A new legal measure designed to encourage employees to retire has been introduced in Italy. This article sets out a description of how this new instrument works for employers and employees.
Italy has implemented a pension reform in recent years, which has increased the state pension age in order to improve the system’s sustainability. Under the current rules, from 1 January 2019, the retirement age is 67. In addition, in order to access their pensions, employees must have paid social security contributions for a period of 20 years (to qualify for the old-age pension). Regardless of age, all workers who have paid social security contributions for a certain number of years can access their pensions. In general, men must pay social security contributions for a minimum of 42 years and ten months, while for women the minimum period is 41 years and ten months (early retirement).
As a consequence, a number of ‘pension tools’ have been introduced in order to increase the flexibility of the Italian pension system. The most recent one aims to foster employees’ exit when they are nearing retirement age through social security contributions made by the employer. It was introduced by law n. 58 of 28 June 2019, converting the so-called ‘Growth Decree’.
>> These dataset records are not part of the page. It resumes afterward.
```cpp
static int enqueue_run_chain(v2e_emu *h, const v2e_emu_params *p, const KArgs &a_in, int dtype, int n_frames, float *events,
                             uint64_t cap, v2e_frame_rec *recs, hipStream_t s, ChainMode mode, ChainMarks *marks = nullptr)
{
    const bool captured = mode == ChainMode::captured, pipelined = mode == ChainMode::pipelined;
    const RunScratch &r = h->cur();
    const size_t esz = dtype == V2E_DT_U8 ? 1 : (dtype == V2E_DT_F32 ? 4 : 8);
    const bool has_refr = p->refractory_period_s > 0;
    const int K = h->ch_K, E = h->ch_E, m = E / K, D = h->ch_D, NC = h->n_clips, nD = h->ch_nD;
    const bool fused_rec = h->ch_fused != 0;
    const std::vector<ChainLaunch> plan = chain_plan(n_frames, K, E, nD, has_refr, fused_rec);
    const int nL = (int)plan.size();
    const int nB = (n_frames + K - 1) / K;
    const int nEB = (n_frames + E - 1) / E;
    KArgs a = a_in;
    Sched sc;
    sc.h = h; sc.st[ST_MAIN] = s; sc.st[ST_AHEAD] = h->ahead; sc.st[ST_SIDE] = h->side; sc.st[ST_TAB] = h->tabs; sc.st[ST_SIDE2] = h->side2;
    if (mode == ChainMode::profiled)
        for (int q = 0; q < ST_COUNT; ++q) sc.st[q] = s;
    auto mark = [&](bool rows, hipStream_t stq) -> int {
        if (mode != ChainMode::profiled) return 0;
        hipEvent_t e;
        V2E_HIP(hipEventCreate(&e));
        (rows ? marks->rows : marks->chain).push_back(e);
        V2E_HIP(hipEventRecord(e, stq));
        return 0;
    };
    int gy = NC;
    if (has_refr && K > 1) gy = std::max(1, std::min(NC, h->ch_max_blocks / std::max(h->ngroups, 1)));
    dim3 grid(h->ngroups, gy);
    const int tab_stream = captured || pipelined ? ST_SIDE : ST_TAB;
    constexpr int NSET = 3;
    auto launch_emission = [&](int b, int ef0, int enE) -> int {
        CEmitArgs ea;
        memset(&ea, 0, sizeof(ea));
        ea.ctl = r.run_ctl; ea.recs = recs; ea.fidx_base = r.run_fidx;
        ea.f0 = ef0; ea.nE = enE; ea.D = D; ea.n_clips = NC; ea.slot0 = ef0 % D;
        ea.nwp = h->ch_nwp; ea.nwaves = chain_egroups(h); ea.E = E;
        ea.cnt = r.ch_cnt; ea.tsold = has_refr ? r.ch_tsold : nullptr; ea.ruleM = has_refr ? r.ch_ruleM : nullptr;
        const size_t set = (size_t)(b % NSET) * E * NC;
        ea.wmax = r.ch_wmax + set * h->ch_nwp; ea.wtot = r.ch_wtot + set * h->nkeys_cap * h->ch_nwp;
        ea.cf = r.ch_cf + set; ea.cT = r.ch_cT + set * h->nkeys_cap; ea.ckbase = r.ch_ckbase + set * h->nkeys_cap;
        ea.cperm = r.ch_cperm + set * h->max_iters * 8; ea.cpre = r.ch_cpre + set * h->nkeys_cap * h->ch_nwp;
        ea.cdone = r.ch_cdone + set;
        const bool pull = r.ch_cmask != nullptr;
        ea.cmask = pull ? r.ch_cmask + set * h->ch_nwp * h->nkeys_cap * 2 * GPX : nullptr;
        bool two = h->ch_nwp > 1024;
        if (const char *ev = getenv("V2E_AMD_PULL_TWO_LEVEL")) two = atoi(ev) != 0;
        ea.cpre16 = pull && two ? r.ch_cpre16 + set * h->nkeys_cap * (h->ch_nwp / 16) : nullptr;
        ea.wpf = std::max(4, std::min(two ? 128 : 64, h->npx / 2048));
        ea.p2 = two ? 16 : 64;
        while (ea.p2 < (two ? h->ch_nwp / 16 : ea.nwaves)) ea.p2 *= 2;
        ea.events = (float4 *)events; ea.cap = cap;
        ea.off_in = r.run_off + (size_t)b * NC;
        ea.off_out = r.run_off + (size_t)(b + 1) * NC;
        ea.ich = 4;
        ea.capw = GROUP_PX * ea.ich;
        ea.coff_in_cemit = captured || pipelined ? 1 : 0;
        ea.zpw_tot = CTOT_ZF;
        ea.zpw_emit = 1;
        const int REC_LDS = (ea.capw + WAVE) * 4 * (BLOCK / WAVE);
        const int egx = (chain_egroups(h) + BLOCK / WAVE - 1) / (BLOCK / WAVE);
        void *args[] = {(void *)&a, (void *)&ea};
        if (sc.wait(tab_stream, EV_FORK, b)) return V2E_EHIP;
        if (b >= NSET && !captured && sc.wait(tab_stream, EV_JOIN, b - NSET)) return V2E_EHIP;
        if (sc.kernel(tab_stream, (const void *)k_ctot, dim3(egx, NC, (ea.nE + CTOT_ZF - 1) / CTOT_ZF), dim3(BLOCK), 0, args)) return V2E_EHIP;
        if (h->ch_nwp <= 4096) {
            if (sc.kernel(tab_stream, (const void *)k_cframe1, dim3(1, NC, ea.nE), dim3(CFRAME_THREADS), 0, args)) return V2E_EHIP;
        } else if (sc.kernel(tab_stream, (const void *)k_cframe, dim3(std::min(h->nkeys_cap, CFRAME_ROWS), NC, ea.nE), dim3(CFRAME_THREADS), 0, args)) {
            return V2E_EHIP;
        }
        const int row_stream = pipelined ? ST_SIDE2 : captured ? ST_SIDE : ((b & 1) ? ST_SIDE2 : ST_SIDE);
        if (!ea.coff_in_cemit) {
            void *oargs[] = {(void *)&ea};
            if (sc.kernel(tab_stream, (const void *)k_coff, dim3(NC), dim3(WAVE), 0, oargs)) return V2E_EHIP;
        }
        if (sc.record(EV_TAB, b, tab_stream)) return V2E_EHIP;
        if (!captured && sc.wait(row_stream, EV_TAB, b)) return V2E_EHIP;
        if (mark(true, sc.st[row_stream])) return V2E_EHIP;
        if (pull) {
            if (sc.kernel(row_stream, ea.cpre16 ? (const void *)k_cpull<true> : (const void *)k_cpull<false>, dim3(8 * ea.wpf * ((ea.nE + 7) / 8), NC), dim3(BLOCK), (size_t)(2 * ea.p2 * 4), args)) return V2E_EHIP;
        } else if (sc.kernel(row_stream, (const void *)k_cemit, dim3(egx, NC, ea.nE), dim3(BLOCK), (size_t)REC_LDS, args)) return V2E_EHIP;
        if (mark(true, sc.st[row_stream])) return V2E_EHIP;
        return sc.record(EV_JOIN, b, row_stream);
    };
    const bool split0 = m > 1 && n_frames > K && !pipelined;
    const bool ahead_whole = pipelined && !fused_rec && n_frames <= D;
    auto launch_ahead = [&](int b) -> int {
        if (!ahead_whole && b >= nD && sc.wait(ST_AHEAD, EV_CHAIN, (b - nD + 1) * m)) return V2E_EHIP;
        const int b0 = ahead_whole ? 0 : b * E, b1 = ahead_whole ? n_frames : std::min((b + 1) * E, n_frames);
        const int cut = (b == 0 && split0) ? std::min(K, b1) : b1;
        for (int part = 0; part < 2; ++part) {
            const int f0 = part == 0 ? b0 : cut, f1 = part == 0 ? cut : b1;
            if (f1 <= f0) continue;
            AheadArgs aa;
            memset(&aa, 0, sizeof(aa));
            aa.frames_pp = r.run_frames; aa.frame_stride = (unsigned long long)NC * h->npx * esz;
            aa.ctl = r.run_ctl; aa.fidx_base = r.run_fidx;
            aa.f0 = f0; aa.nf = f1 - f0; aa.D = D; aa.n_clips = NC; aa.slot0 = f0 % D;
            aa.rec = r.ch_rec;
            {
                const int pairs = aa.nf / 2 + 1;
                const long long wg_xy = (long long)h->ngroups * NC;
                int zb = (int)std::min<long long>(pairs, std::max<long long>((4ll * h->n_cu + wg_xy - 1) / wg_xy, (pairs + 15) / 16));
                aa.ppt = (pairs + zb - 1) / zb;
            }
            void *args[] = {(void *)&a, (void *)&aa};
            if (sc.kernel(ST_AHEAD, (const void *)k_ahead<uint8_t>, dim3(h->ngroups, NC, (aa.nf / 2 + 1 + aa.ppt - 1) / aa.ppt), dim3(BLOCK), 0, args)) return V2E_EHIP;
            if (sc.record(EV_AHEAD, part == 0 ? b : nL, ST_AHEAD)) return V2E_EHIP;
        }
        return 0;
    };
    void *xb[2] = {h->base, has_refr ? h->ch_base2 : h->base}, *xl[2] = {h->lp, has_refr ? h->ch_lp2 : h->lp};
    float *xt[2] = {h->ts_mem, has_refr ? h->ch_ts2 : h->ts_mem};
    {
        void *const zp[4] = {recs, r.run_off, has_refr ? (void *)r.ch_gM : nullptr, has_refr ? (void *)r.ch_bar : nullptr};
        const size_t zb[4] = {sizeof(v2e_frame_rec) * (size_t)n_frames * NC, sizeof(unsigned long long) * NC,
                              sizeof(uint32_t) * (size_t)nL * (K + 1) * NC * K, sizeof(unsigned) * (size_t)nL * 2 * K * NC};
        if (sc.zero4(pipelined ? ST_AHEAD : ST_MAIN, zp, zb)) return V2E_EHIP;
    }
    if (!pipelined) {
        if (sc.record(EV_FORK, nL, ST_MAIN)) return V2E_EHIP;
        if (!captured && sc.wait(ST_SIDE, EV_FORK, nL)) return V2E_EHIP;
        if (!fused_rec && sc.wait(ST_AHEAD, EV_FORK, nL)) return V2E_EHIP;
        if (!captured && (sc.wait(ST_TAB, EV_FORK, nL) || sc.wait(ST_SIDE2, EV_FORK, nL))) return V2E_EHIP;
    }
    int last_ahead = -1;
    if (ahead_whole && launch_ahead(0)) return V2E_EHIP;
    if (pipelined && (sc.record(EV_FORK, nL, ST_AHEAD) || sc.wait(ST_MAIN, EV_FORK, nL))) return V2E_EHIP;
    for (int b = 0; b < std::min(nEB, 2) && !fused_rec && !ahead_whole; ++b) {
        if (launch_ahead(b)) return V2E_EHIP;
        last_ahead = b;
    }
    const int tail_f0 = (nB - 1) * K;
    const bool split_tail = has_refr && m > 1 && nB >= 2 && (nB - 1) % m != 0 && !pipelined;
    int last_emitted = -1;
    const bool allon = a_in.has_cutoff && a_in.do_leak && a_in.do_shot && a_in.has_refr;
    const void *kfn = chain_fn(p->f64_state != 0, dtype, fused_rec, allon);
    for (int L = 0; L < nL; ++L) {
        const ChainLaunch &pl = plan[L];
        const bool tail = pl.nf == 0;
        ChainArgs ca;
        memset(&ca, 0, sizeof(ca));
        ca.frames_pp = r.run_frames; ca.frame_stride = (unsigned long long)NC * h->npx * esz; ca.fidx_base = r.run_fidx;
        ca.ctl = r.run_ctl;
        ca.f0 = pl.f0; ca.nf = pl.nf; ca.pf0 = pl.pf0; ca.pnf = pl.pnf;
        ca.D = D; ca.n_clips = NC; ca.K = K; ca.ngroups = h->ngroups;
        ca.slot_f0 = pl.f0 % D; ca.slot_pf0 = pl.pf0 % D;
        ca.cnt = r.ch_cnt; ca.ruleM = r.ch_ruleM; ca.tsold = has_refr ? r.ch_tsold : nullptr;
        ca.rec = r.ch_rec;
        if (has_refr) {
            ca.gM_cur = r.ch_gM + (size_t)L * (K + 1) * NC * K;
            ca.gM_prev = r.ch_gM + (size_t)(L > 0 ? L - 1 : 0) * (K + 1) * NC * K;
            ca.bar_prev = r.ch_bar + (size_t)(L > 0 ? L - 1 : 0) * 2 * K * NC;
        }
        const int in = L % 2, out = tail ? 0 : (L + 1) % 2, pin = (L + 1) % 2;
        ca.base_in = xb[in]; ca.lp_in = xl[in]; ca.ts_in = xt[in];
        ca.base_fix = xb[in]; ca.lp_fix = xl[in]; ca.ts_fix = xt[in];
        ca.base_out = xb[out]; ca.lp_out = xl[out]; ca.ts_out = xt[out];
        ca.base_pin = xb[pin]; ca.lp_pin = xl[pin]; ca.ts_pin = xt[pin];
        if (has_refr && K > CHAIN_SUB && h->ch_ck) {
            const size_t plane = (size_t)(K / CHAIN_SUB - 1 + (K % CHAIN_SUB ? 1 : 0)) * NC * h->npx_pad;
            auto ck = [&](int par, char *&bp, char *&lpp, float *&tp) {
                char *q = (char *)h->ch_ck + (size_t)par * plane * 20;
// ... 529 lines not shown
```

The new measure provides companies employing more than 1000 employees with the possibility (within the context of a reorganisation or reindustrialisation process) of signing an agreement aimed at hiring new employees (contratto di espansione) with the unions and the Ministry of Labour to encourage employees who are close to retirement to terminate their employment relationship, with their consent. In particular, employers can pay a monthly allowance to employees who will meet the old-age pension or early retirement requirements in five years’ time, until those requirements are reached. To benefit from this measure, employees need to have made at least 20 years of social security contributions. Besides this measure, the agreement could also provide for a reduction in working hours for employees who do not meet the above requirements.
The allowance is equal to the gross pension amount to which the employees would be entitled on termination of their employment and includes the unemployment allowance to be paid (if due) to the employee after the termination of his or her employment.
This measure will be applied on an experimental basis in 2019 and 2020 and, in addition, will be accessible only within the budget limit provided for by the same law, which is EUR 4.4 million for 2019, EUR 11.9 million for 2020 and EUR 6.8 million for 2021.